The Need for Employees Who Think Like Hackers-Or Are Hackers

Susan Hall

Google stood out in a poll of young professionals as a site where they'd like to work, according to a survey by consultancy Universum, which helps companies improve their attractiveness to prospective employees.

 

It asked 10,306 young people-college graduates with one to eight years of work experience-to pick their top five choices for employment out of a list of 150 company names, according to The Wall Street Journal.

 

The numbers weren't large, though: 25 percent picked Google, nearly twice the number that picked No. 2 Apple. The rest of the top five were Walt Disney, the U.S. State Department and Amazon.com. The top write-in choice was Facebook, though it didn't fare that well overall.

 

The article says Google has carefully crafted its image to be attractive to potential employees. Government agencies, including the National Aeronautics and Space Administration, the Federal Bureau of Investigation and the Central Intelligence Agency, also placed in the top 10. Government agencies haven't laid off as many workers as the private sector and offer stable employment. But the federal government also has made a concerted effort to make federal jobs cool in the minds of young people.

 

The Journal article quotes Jon Picoult of brand consultant Watermark Consulting, saying:

Those government agencies can articulate a reason for being that gives employees a sense of purpose.
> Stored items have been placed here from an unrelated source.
# SheffieldML/GPy

Hardware: AMD Instinct MI355X
Metric: exact-GP log_lik+grad iters/sec (higher is better)
Workload: dtype f64; 1 GPU; BASELINE configs[2]: matern52 ARD exact GP, one GPRegression.parameters_changed, N=16384 D=32 Dy=1 per GPU; N=16384, D=32, kernel=matern52, ARD=True, parallelism=replicas x1

## Files before the change

gpy_amd/_lib.py:

```python
import ctypes
import os
import subprocess

import numpy as np
from numpy.ctypeslib import ndpointer

_HERE = os.path.dirname(os.path.abspath(__file__))
LIB_PATH = os.environ.get("MI355GP_LIB") or os.path.join(_HERE, "libmi355gp.so")
CSRC = os.path.join(_HERE, "csrc")

KIND_IDS = {"rbf": 0, "matern52": 1, "matern32": 2, "exponential": 3, "white": 4, "bias": 5, "ratquad": 6, "stdperiodic": 7,
            "coregionalize": 8, "linear": 9, "mlp": 10, "poly": 11}


def ard_id(kind, ARD):
    if kind == "coregionalize":
        return int(ARD)
    return int(ARD) & 3 if kind == "stdperiodic" else int(bool(ARD))


class Part(ctypes.Structure):
    _fields_ = [("kind", ctypes.c_int), ("ard", ctypes.c_int), ("n_active", ctypes.c_int),
                ("active_dims", ctypes.POINTER(ctypes.c_int)), ("theta", ctypes.POINTER(ctypes.c_double)),
                ("term", ctypes.c_int)]


def make_parts(specs):
    arr = (Part * len(specs))()
    keep, ntheta = [], 0
    for i, spec in enumerate(specs):
        kind, ARD, theta, dims = spec[:4]
        arr[i].term = int(spec[4]) if len(spec) > 4 else 0
        th = np.ascontiguousarray(theta, dtype=np.float64)
        keep.append(th)
        arr[i].kind = KIND_IDS[kind]
        arr[i].ard = ard_id(kind, ARD)
        arr[i].theta = th.ctypes.data_as(ctypes.POINTER(ctypes.c_double))
        if dims is None:
            arr[i].n_active = 0
            arr[i].active_dims = None
        else:
            d = np.ascontiguousarray(dims, dtype=np.int32)
            keep.append(d)
            arr[i].n_active = d.size
            arr[i].active_dims = d.ctypes.data_as(ctypes.POINTER(ctypes.c_int))
        ntheta += th.size
    return arr, keep, ntheta
FETCH_L, FETCH_KINV, FETCH_DLDK, FETCH_K = 0, 1, 2, 3
EP_BERNOULLI_PROBIT = 0
OUT_LML, OUT_LOGDET, OUT_DATAFIT, OUT_DNOISE, OUT_TRKINV, NUM_OUT = 0, 1, 2, 3, 4, 8
STAGE_NAMES = ("kbuild", "potrf", "trtri", "lauum", "solve", "grad", "total")
NUM_T = 8
PROFILE_FAMILIES = ("update_nt", "trtri", "lauum", "diag128", "trsm128", "update_nt64", "potrf_persist", "trtri_early")

_lib = None


class MI355GPError(RuntimeError):
    pass


DIAG_LIB_PATH = os.path.join(_HERE, "libmi355gp_diag.so")


def build(force=False):
    srcs = [os.path.join(CSRC, f) for f in os.listdir(CSRC) if f.endswith((".hip", ".h")) or f == "Makefile"]
    srcs.append(os.path.join(_HERE, "..", "include", "mi355gp.h"))
    srcs.append(os.path.join(_HERE, "..", "include", "mi355gp_debug.h"))
    product = os.path.join(_HERE, "libmi355gp.so")
    if not force and os.path.exists(product) and os.path.exists(DIAG_LIB_PATH):
        t = min(os.path.getmtime(product), os.path.getmtime(DIAG_LIB_PATH))
        if all(os.path.getmtime(s) <= t for s in srcs if os.path.exists(s)):
            return product
    r = subprocess.run(["make", "-C", CSRC, "-j8", "all", "diag"], capture_output=True, text=True)
    if r.returncode != 0 or not os.path.exists(product) or not os.path.exists(DIAG_LIB_PATH):
        raise MI355GPError("building libmi355gp.so failed:\n" + r.stdout[-4000:] + r.stderr[-4000:])
    return product


_dp = ndpointer(dtype=np.float64, flags="C_CONTIGUOUS")
_c_dp = ctypes.POINTER(ctypes.c_double)


def _opt(a):
    return None if a is None else a.ctypes.data_as(_c_dp)


def lib():
    global _lib
    if _lib is not None:
        return _lib
    if not os.path.exists(LIB_PATH):
        build()
    L = ctypes.CDLL(LIB_PATH)
    i64, ci, cd, vp = ctypes.c_int64, ctypes.c_int, ctypes.c_double, ctypes.c_void_p
    L.mi355gp_last_error.restype = ctypes.c_char_p
    L.mi355gp_version.restype = ctypes.c_char_p
    L.mi355gp_device_count.argtypes = [ctypes.POINTER(ci)]
    L.mi355gp_device_synchronize.argtypes = [ci]
    L.mi355gp_create.argtypes = [ci, ctypes.POINTER(vp)]
    L.mi355gp_destroy.argtypes = [vp]
    L.mi355gp_set_data.argtypes = [vp, _dp, i64, ci, _dp, ci]
    L.mi355gp_set_targets.argtypes = [vp, _dp, ci]
    L.mi355gp_kern_K.argtypes = [ci, ci, ci, _dp, _dp, i64, _c_dp, i64, ci, _dp]
    L.mi355gp_kern_Kdiag.argtypes = [ci, _dp, i64, _dp]
    L.mi355gp_update_gradients_full.argtypes = [ci, ci, ci, _dp, _dp, _dp, i64, _c_dp, i64, ci, _dp]
    L.mi355gp_gradients_X.argtypes = [ci, ci, ci, _dp, _dp, _dp, i64, _c_dp, i64, ci, _dp]
    L.mi355gp_exact_inference.argtypes = [vp, ci, ci, _dp, _dp, i64, cd, cd, _dp, _c_dp, _c_dp, _c_dp, _c_dp]
    L.mi355gp_exact_inference_sum.argtypes = [vp, ci, ctypes.POINTER(Part), _dp, i64, cd, cd, _dp, _c_dp, _c_dp, _c_dp,
                                              _c_dp]
    L.mi355gp_exact_studentt_sum.argtypes = [vp, ci, ctypes.POINTER(Part), cd, cd, cd, _dp, _c_dp, _c_dp, _c_dp]
    L.mi355gp_covariance_between_points.argtypes = [vp, ci, ctypes.POINTER(Part), _dp, i64, _dp, i64, _dp]
    L.mi355gp_predictive_gradients_sum.argtypes = [vp, ci, ctypes.POINTER(Part), _dp, i64, _c_dp, _c_dp]
    L.mi355gp_predict_sum.argtypes = [vp, ci, ctypes.POINTER(Part), _dp, i64, _c_dp, _c_dp, ci]
    L.mi355gp_laplace_begin.argtypes = [vp, ci, ctypes.POINTER(Part)]
    L.mi355gp_laplace_newton.argtypes = [vp, _dp, _dp, cd, _dp, _dp, _c_dp]
    L.mi355gp_laplace_finish.argtypes = [vp, _dp, cd, _dp, _c_dp]
    L.mi355gp_laplace_gradients.argtypes = [vp, _dp, _dp, _dp]
    L.mi355gp_laplace_implicit.argtypes = [vp, _dp, _dp]
    L.mi355gp_laplace_predict.argtypes = [vp, ci, ctypes.POINTER(Part), _dp, i64, _dp, _c_dp, _c_dp, ci]
    L.mi355gp_ep_recompute.argtypes = [vp, _dp, _dp, cd, cd, ci, _dp, _dp, _c_dp, _c_dp]
    L.mi355gp_ep_sweep.argtypes = [vp, ci, ndpointer(dtype=np.int64, flags="C_CONTIGUOUS"), _dp, cd, cd, _dp, _dp, _dp, _dp, _dp, _dp,
                                   _dp, _c_dp]
    L.mi355gp_inference_given_K.argtypes = [vp, _dp, _dp, i64, cd, cd, _dp, _c_dp, _c_dp, _c_dp]
    L.mi355gp_fetch.argtypes = [vp, ci, _dp, ci]
    L.mi355gp_predict.argtypes = [vp, ci, ci, _dp, _dp, i64, _c_dp, _c_dp, ci]
    L.mi355gp_potrf.argtypes = [ci, _dp, i64, _c_dp]
    L.mi355gp_pdinv.argtypes = [ci, _dp, i64, _c_dp, _c_dp, _c_dp, _c_dp]
    L.mi355gp_pdinv_full.argtypes = [ci, _dp, i64, _c_dp, _c_dp, _c_dp, _c_dp, _c_dp]
    L.mi355gp_set_option.argtypes = [vp, ci, ci]
    L.mi355gp_get_option.argtypes = [vp, ci, ctypes.POINTER(ci)]
    L.mi355gp_sparse_get_profile.argtypes = [vp, _dp]
    L.mi355gp_dbg_comm_selftest.argtypes = [ci, ctypes.c_char_p, ci, ci, ci, ci, i64, ci, _dp]
    L.mi355gp_dbg_comm_selftest.restype = ci
    L.mi355gp_bench_factor.argtypes = [ci, i64, ci, _c_dp, _c_dp, _c_dp]
    L.mi355gp_bench_factor.restype = ci
    L.mi355gp_get_profile.argtypes = [vp, _dp, _dp, ndpointer(dtype=np.int32, flags="C_CONTIGUOUS")]
    L.mi355gp_grid_unique_id.argtypes = [ctypes.c_char_p]
    L.mi355gp_grid_create.argtypes = [ci, ci, ci, ci, ci, ci, ctypes.c_char_p, ctypes.POINTER(vp)]
    L.mi355gp_grid_destroy.argtypes = [vp]
    L.mi355gp_grid_set_data.argtypes = [vp, _dp, i64, ci, _dp, ci]
    L.mi355gp_grid_exact_inference.argtypes = [vp, ci, ci, _dp, _dp, i64, cd, cd, _dp, _c_dp, _c_dp, _c_dp, _c_dp]
    L.mi355gp_grid_fetch.argtypes = [vp, ci, _dp]
    L.mi355gp_grid_set_option.argtypes = [vp, ci, ci]
    L.mi355gp_grid_coll_log.argtypes = [vp, ci, _dp]
    L.mi355gp_grid_coll_log.restype = ci
    L.mi355gp_dbg_grid_multi.argtypes = [ci, ci, ci, ci, _dp]
    L.mi355gp_dbg_update_nt.argtypes = [ci, ci, ctypes.POINTER(ci), ci, ci, _dp]
    L.mi355gp_dbg_update_rect.argtypes = [ci, ci, ci, ctypes.POINTER(ci), ci, ci, _dp]
    L.mi355gp_grid_get_option.argtypes = [vp, ci, ctypes.POINTER(ci)]
    L.mi355gp_sparse_create.argtypes = [ci, ctypes.POINTER(vp)]
    L.mi355gp_sparse_destroy.argtypes = [vp]
    L.mi355gp_sparse_set_data.argtypes = [vp, _dp, i64, ci, _dp, ci]
    L.mi355gp_vardtc_inference.argtypes = [vp, ci, ci, _dp, _dp, i64, cd, cd, _dp, _c_dp, _c_dp, _c_dp, _c_dp]
    L.mi355gp_sparse_fetch.argtypes = [vp, ci, _dp]
    L.mi355gp_vardtc_inference_sum.argtypes = [vp, ci, ctypes.POINTER(Part), _dp, i64, _dp, i64, cd, _dp, _c_dp, _c_dp, _c_dp,
                                               _c_dp, _c_dp, _c_dp]
    L.mi355gp_sparse_set_input_variance.argtypes = [vp, _dp, i64, ci]
    L.mi355gp_vardtc_inference_uncertain.argtypes = [vp, ci, ctypes.POINTER(Part), _dp, i64, _dp, i64, cd, _dp, _c_dp, _c_dp,
                                                     _c_dp, _c_dp, _c_dp, _c_dp]
    L.mi355gp_sparse_predict.argtypes = [vp, ci, ctypes.POINTER(Part), _dp, i64, _c_dp, _c_dp, ci]
    L.mi355gp_sparse_fetch_dLdKnm.argtypes = [vp, i64, i64, _dp]
    L.mi355gp_sparse_attach_loopback.argtypes = [vp, ci, ci, ci]
    L.mi355gp_sparse_attach_comm.argtypes = [vp, ci, ci, ctypes.c_char_p]
    L.mi355gp_rbf_psi.argtypes = [ci, cd, _dp, ci, _dp, i64, _dp, _dp, i64, ci, _c_dp, _c_dp, _c_dp]
    L.mi355gp_rbf_psi_grad.argtypes = [ci, cd, _dp, ci, _dp, i64, _dp, _dp, i64, ci, _c_dp, _c_dp, _c_dp, _c_dp, _dp, _dp, _dp,
                                       _dp, _dp]
    L.mi355gp_dbg_mfma.argtypes = [ci, _dp, _dp, _dp]
    L.mi355gp_dbg_gemm.argtypes = [ci, ci, ci, i64, i64, i64, _dp, _dp, _dp, cd, cd, ci, _c_dp]
    L.mi355gp_dbg_peaks.argtypes = [ci, _dp]
    L.mi355gp_dbg_pipe_share.argtypes = [ci, _dp]
    L.mi355gp_dbg_graph_factor.argtypes = [ci, i64, ci, _dp]
    L.mi355gp_dbg_gemm_clock.argtypes = [_c_dp, _c_dp]
    L.mi355gp_dbg_mask_probe.argtypes = [ci, ci, ci, _dp]
    L.mi355gp_dbg_lauum_plan.argtypes = [ci, ctypes.POINTER(ci), ci, ctypes.POINTER(ci)]
    L.mi355gp_dbg_lauum_plan.restype = ci
    L.mi355gp_dbg_persist_owners.argtypes = [ci, ci, ci, ctypes.POINTER(ci), ctypes.POINTER(ci)]
    L.mi355gp_dbg_persist_owners.restype = ci
    L.mi355gp_dbg_persist.argtypes = [ci, i64, ci, ci, _dp]
    L.mi355gp_dbg_ipc_selftest.argtypes = [ctypes.c_char_p, ci, ci, ci, ci, i64, _dp]
    for name in ("device_count", "create", "destroy", "set_data", "set_targets", "kern_K", "kern_Kdiag",
                 "update_gradients_full", "exact_inference", "inference_given_K", "fetch", "predict", "potrf",
                 "pdinv", "dbg_mfma", "dbg_gemm", "dbg_peaks", "set_option", "get_profile", "grid_unique_id",
                 "grid_create", "grid_destroy", "grid_set_data", "grid_exact_inference", "grid_fetch", "grid_set_option",
                 "grid_get_option", "sparse_create",
                 "sparse_destroy", "sparse_set_data", "vardtc_inference", "sparse_fetch", "gradients_X", "sparse_attach_comm", "exact_inference_sum",
                 "predict_sum", "dbg_gemm_clock", "covariance_between_points", "exact_studentt_sum", "dbg_mask_probe",
                 "vardtc_inference_sum", "sparse_predict", "sparse_fetch_dLdKnm", "sparse_attach_loopback",
                 "predictive_gradients_sum", "dbg_pipe_share", "pdinv_full", "dbg_graph_factor", "get_option",
                 "sparse_get_profile", "dbg_persist", "dbg_grid_multi", "dbg_update_nt", "dbg_update_rect",
                 "dbg_ipc_selftest", "laplace_begin", "laplace_newton", "laplace_finish", "laplace_gradients",
                 "laplace_implicit", "laplace_predict", "ep_recompute", "ep_sweep", "rbf_psi", "rbf_psi_grad",
                 "sparse_set_input_variance", "vardtc_inference_uncertain"):
        getattr(L, "mi355gp_" + name).restype = ci
    _lib = L
    return L
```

For young people looking to make a difference in the world, they have a good story to tell.

That desire to make a difference can be an important point to remember about the so-called Generation Y or "millennials," as my colleague Ann All has written.

 

Though tech companies fared well in the rankings, the question remains whether these young professionals have the "right stuff" to be employed there. The article says that nine times more people in the class of 2008 majored in business as in computer science.